____ Data under study

def op_attn_decode_form(qkv, img_k, img_v, txt_k, txt_v, kv_src, B, H, N_img, T_max, pos, beams, *, out=None, img_of=None,
                        ntok=None, out_frag=False, pairs_per_wg=0, waves_per_pair=0, stream_wgs=0, operands=None):
    lib = _exp_library(qkv.dtype, img_k.dtype, img_v.dtype, txt_k.dtype, txt_v.dtype,
                       operands=operands if qkv.dtype == torch.float32 else None)
    R, d = B * beams, H * 64
    n_images = img_k.shape[0] if img_k.dim() == 4 else img_k.numel() // (H * ((N_img + 31) // 32 * 32) * 64)
    if qkv.dtype != torch.float32 and img_k.dim() == 4:
        img_k, img_v = kv_repack(img_k, img_v)
    if img_of is None:
        if n_images < B:
            raise ValueError(f"{n_images} images for {B} sentences and no img_of")
    else:
        host = torch.as_tensor(img_of, dtype=torch.int64).cpu()
        if host.numel() != B or int(host.min()) < 0 or int(host.max()) >= n_images:
            raise ValueError(f"img_of {host.tolist()} does not map {B} sentences onto {n_images} images")
        img_of = host.to(device=qkv.device, dtype=torch.int32)
    if ntok is not None:
        ntok = torch.as_tensor(ntok, dtype=torch.int32).to(qkv.device)
        if ntok.numel() != n_images:
            raise ValueError(f"ntok holds {ntok.numel()} counts for {n_images} images")
    if out is None:
        rows = (R + 15) // 16 * 16 if out_frag else R
        out = torch.empty(rows, d, device=qkv.device, dtype=qkv.dtype)
    _ck(_experiment_only(lib, "gitmi_debug_attn_decode_form")(
        qkv.data_ptr(), img_k.data_ptr(), img_v.data_ptr(), txt_k.data_ptr(), txt_v.data_ptr(), kv_src.data_ptr(), out.data_ptr(),
        _ptr(ntok), _ptr(img_of), n_images, B, H, N_img, T_max, pos, beams, _torch_dtype_code(qkv), int(bool(out_frag)),
        int(pairs_per_wg), int(waves_per_pair), int(stream_wgs), _stream()), lib)
    return out


def op_attn_decode_qkv(x, w, bias, img_k, img_v, txt_k, txt_v, kv_src, B, H, N_img, T_max, pos, beams=1, *, colsum=None, stats=None,
                       eps: float = 1e-12, out=None, img_of=None, ntok=None, out_frag=False, pairs_per_wg=8, waves_per_pair=1,
                       stream_wgs=0):
    lib = _exp_library(x.dtype, w.dtype, img_k.dtype, img_v.dtype, txt_k.dtype, txt_v.dtype)
    d = H * 64
    n_images = img_k.shape[0] if img_k.dim() == 4 else img_k.numel() // (H * ((N_img + 31) // 32 * 32) * 64)
    if img_k.dim() == 4:
        img_k, img_v = kv_repack(img_k, img_v)
    if img_of is not None:
        img_of = torch.as_tensor(img_of, dtype=torch.int32).to(x.device)
    if ntok is not None:
        ntok = torch.as_tensor(ntok, dtype=torch.int32).to(x.device)
    if out is None:
        out = torch.empty((B * beams + 15) // 16 * 16 if out_frag else B * beams, d, device=x.device, dtype=x.dtype)
    _ck(_experiment_only(lib, "gitmi_debug_attn_decode_qkv")(
        x.data_ptr(), int(x.shape[0]), w.data_ptr(), _ptr(bias), _ptr(colsum), _ptr(stats), 0 if stats is None else int(stats.shape[0]),
        eps, img_k.data_ptr(), img_v.data_ptr(), txt_k.data_ptr(), txt_v.data_ptr(), kv_src.data_ptr(), out.data_ptr(), _ptr(ntok),
        _ptr(img_of), n_images, B, H, N_img, T_max, pos, beams, _torch_dtype_code(x), int(bool(out_frag)), int(pairs_per_wg),
        int(waves_per_pair), int(stream_wgs), _stream()), lib)
    return out


def op_score_attn(qkv: torch.Tensor, img_kv: torch.Tensor, image_of: torch.Tensor, Q: int, H: int, N_img: int,
                  Lp: int) -> torch.Tensor:
    lib = load_library()
    img = image_of.to(device=qkv.device, dtype=torch.int32).contiguous()
    out = torch.empty(Q * Lp, H * 64, device=qkv.device, dtype=qkv.dtype)
    _ck(_experiment_only(lib, "gitmi_debug_score_attn")(qkv.data_ptr(), img_kv.data_ptr(), img.data_ptr(), out.data_ptr(), Q, H,
                                                        N_img, Lp, _torch_dtype_code(qkv), _stream()), lib)
    return out


def op_score_attn_map(qkv: torch.Tensor, img_kv: torch.Tensor, image_of: torch.Tensor, Q: int, H: int, N_img: int, Lp: int,
                      ntok: Optional[torch.Tensor] = None) -> torch.Tensor:
    lib = load_library()
    img = image_of.to(device=qkv.device, dtype=torch.int32).contiguous()
    nt = None if ntok is None else ntok.to(device=qkv.device, dtype=torch.int32).contiguous()
    out = torch.empty(Q, Lp, N_img + Lp, device=qkv.device, dtype=torch.float32)
    _ck(_experiment_only(lib, "gitmi_debug_score_attn_map")(qkv.data_ptr(), img_kv.data_ptr(), img.data_ptr(), _ptr(nt),
                                                            out.data_ptr(), Q, H, N_img, Lp, _torch_dtype_code(qkv), _stream()), lib)
    return out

________

Task statement – Reproduce each line of the data without any change.

Exercise output –
def op_attn_decode_form(qkv, img_k, img_v, txt_k, txt_v, kv_src, B, H, N_img, T_max, pos, beams, *, out=None, img_of=None,
                        ntok=None, out_frag=False, pairs_per_wg=0, waves_per_pair=0, stream_wgs=0, operands=None):
    lib = _exp_library(qkv.dtype, img_k.dtype, img_v.dtype, txt_k.dtype, txt_v.dtype,
                       operands=operands if qkv.dtype == torch.float32 else None)
    R, d = B * beams, H * 64
    n_images = img_k.shape[0] if img_k.dim() == 4 else img_k.numel() // (H * ((N_img + 31) // 32 * 32) * 64)
    if qkv.dtype != torch.float32 and img_k.dim() == 4:
        img_k, img_v = kv_repack(img_k, img_v)
    if img_of is None:
        if n_images < B:
            raise ValueError(f"{n_images} images for {B} sentences and no img_of")
    else:
        host = torch.as_tensor(img_of, dtype=torch.int64).cpu()
        if host.numel() != B or int(host.min()) < 0 or int(host.max()) >= n_images:
            raise ValueError(f"img_of {host.tolist()} does not map {B} sentences onto {n_images} images")
        img_of = host.to(device=qkv.device, dtype=torch.int32)
    if ntok is not None:
        ntok = torch.as_tensor(ntok, dtype=torch.int32).to(qkv.device)
        if ntok.numel() != n_images:
            raise ValueError(f"ntok holds {ntok.numel()} counts for {n_images} images")
    if out is None:
        rows = (R + 15) // 16 * 16 if out_frag else R
        out = torch.empty(rows, d, device=qkv.device, dtype=qkv.dtype)
    _ck(_experiment_only(lib, "gitmi_debug_attn_decode_form")(
        qkv.data_ptr(), img_k.data_ptr(), img_v.data_ptr(), txt_k.data_ptr(), txt_v.data_ptr(), kv_src.data_ptr(), out.data_ptr(),
        _ptr(ntok), _ptr(img_of), n_images, B, H, N_img, T_max, pos, beams, _torch_dtype_code(qkv), int(bool(out_frag)),
        int(pairs_per_wg), int(waves_per_pair), int(stream_wgs), _stream()), lib)
    return out


def op_attn_decode_qkv(x, w, bias, img_k, img_v, txt_k, txt_v, kv_src, B, H, N_img, T_max, pos, beams=1, *, colsum=None, stats=None,
                       eps: float = 1e-12, out=None, img_of=None, ntok=None, out_frag=False, pairs_per_wg=8, waves_per_pair=1,
                       stream_wgs=0):
    lib = _exp_library(x.dtype, w.dtype, img_k.dtype, img_v.dtype, txt_k.dtype, txt_v.dtype)
    d = H * 64
    n_images = img_k.shape[0] if img_k.dim() == 4 else img_k.numel() // (H * ((N_img + 31) // 32 * 32) * 64)
    if img_k.dim() == 4:
        img_k, img_v = kv_repack(img_k, img_v)
    if img_of is not None:
        img_of = torch.as_tensor(img_of, dtype=torch.int32).to(x.device)
    if ntok is not None:
        ntok = torch.as_tensor(ntok, dtype=torch.int32).to(x.device)
    if out is None:
        out = torch.empty((B * beams + 15) // 16 * 16 if out_frag else B * beams, d, device=x.device, dtype=x.dtype)
    _ck(_experiment_only(lib, "gitmi_debug_attn_decode_qkv")(
        x.data_ptr(), int(x.shape[0]), w.data_ptr(), _ptr(bias), _ptr(colsum), _ptr(stats), 0 if stats is None else int(stats.shape[0]),
        eps, img_k.data_ptr(), img_v.data_ptr(), txt_k.data_ptr(), txt_v.data_ptr(), kv_src.data_ptr(), out.data_ptr(), _ptr(ntok),
        _ptr(img_of), n_images, B, H, N_img, T_max, pos, beams, _torch_dtype_code(x), int(bool(out_frag)), int(pairs_per_wg),
        int(waves_per_pair), int(stream_wgs), _stream()), lib)
    return out


def op_score_attn(qkv: torch.Tensor, img_kv: torch.Tensor, image_of: torch.Tensor, Q: int, H: int, N_img: int,
                  Lp: int) -> torch.Tensor:
    lib = load_library()
    img = image_of.to(device=qkv.device, dtype=torch.int32).contiguous()
    out = torch.empty(Q * Lp, H * 64, device=qkv.device, dtype=qkv.dtype)
    _ck(_experiment_only(lib, "gitmi_debug_score_attn")(qkv.data_ptr(), img_kv.data_ptr(), img.data_ptr(), out.data_ptr(), Q, H,
                                                        N_img, Lp, _torch_dtype_code(qkv), _stream()), lib)
    return out


def op_score_attn_map(qkv: torch.Tensor, img_kv: torch.Tensor, image_of: torch.Tensor, Q: int, H: int, N_img: int, Lp: int,
                      ntok: Optional[torch.Tensor] = None) -> torch.Tensor:
    lib = load_library()
    img = image_of.to(device=qkv.device, dtype=torch.int32).contiguous()
    nt = None if ntok is None else ntok.to(device=qkv.device, dtype=torch.int32).contiguous()
    out = torch.empty(Q, Lp, N_img + Lp, device=qkv.device, dtype=torch.float32)
    _ck(_experiment_only(lib, "gitmi_debug_score_attn_map")(qkv.data_ptr(), img_kv.data_ptr(), img.data_ptr(), _ptr(nt),
                                                            out.data_ptr(), Q, H, N_img, Lp, _torch_dtype_code(qkv), _stream()), lib)
    return out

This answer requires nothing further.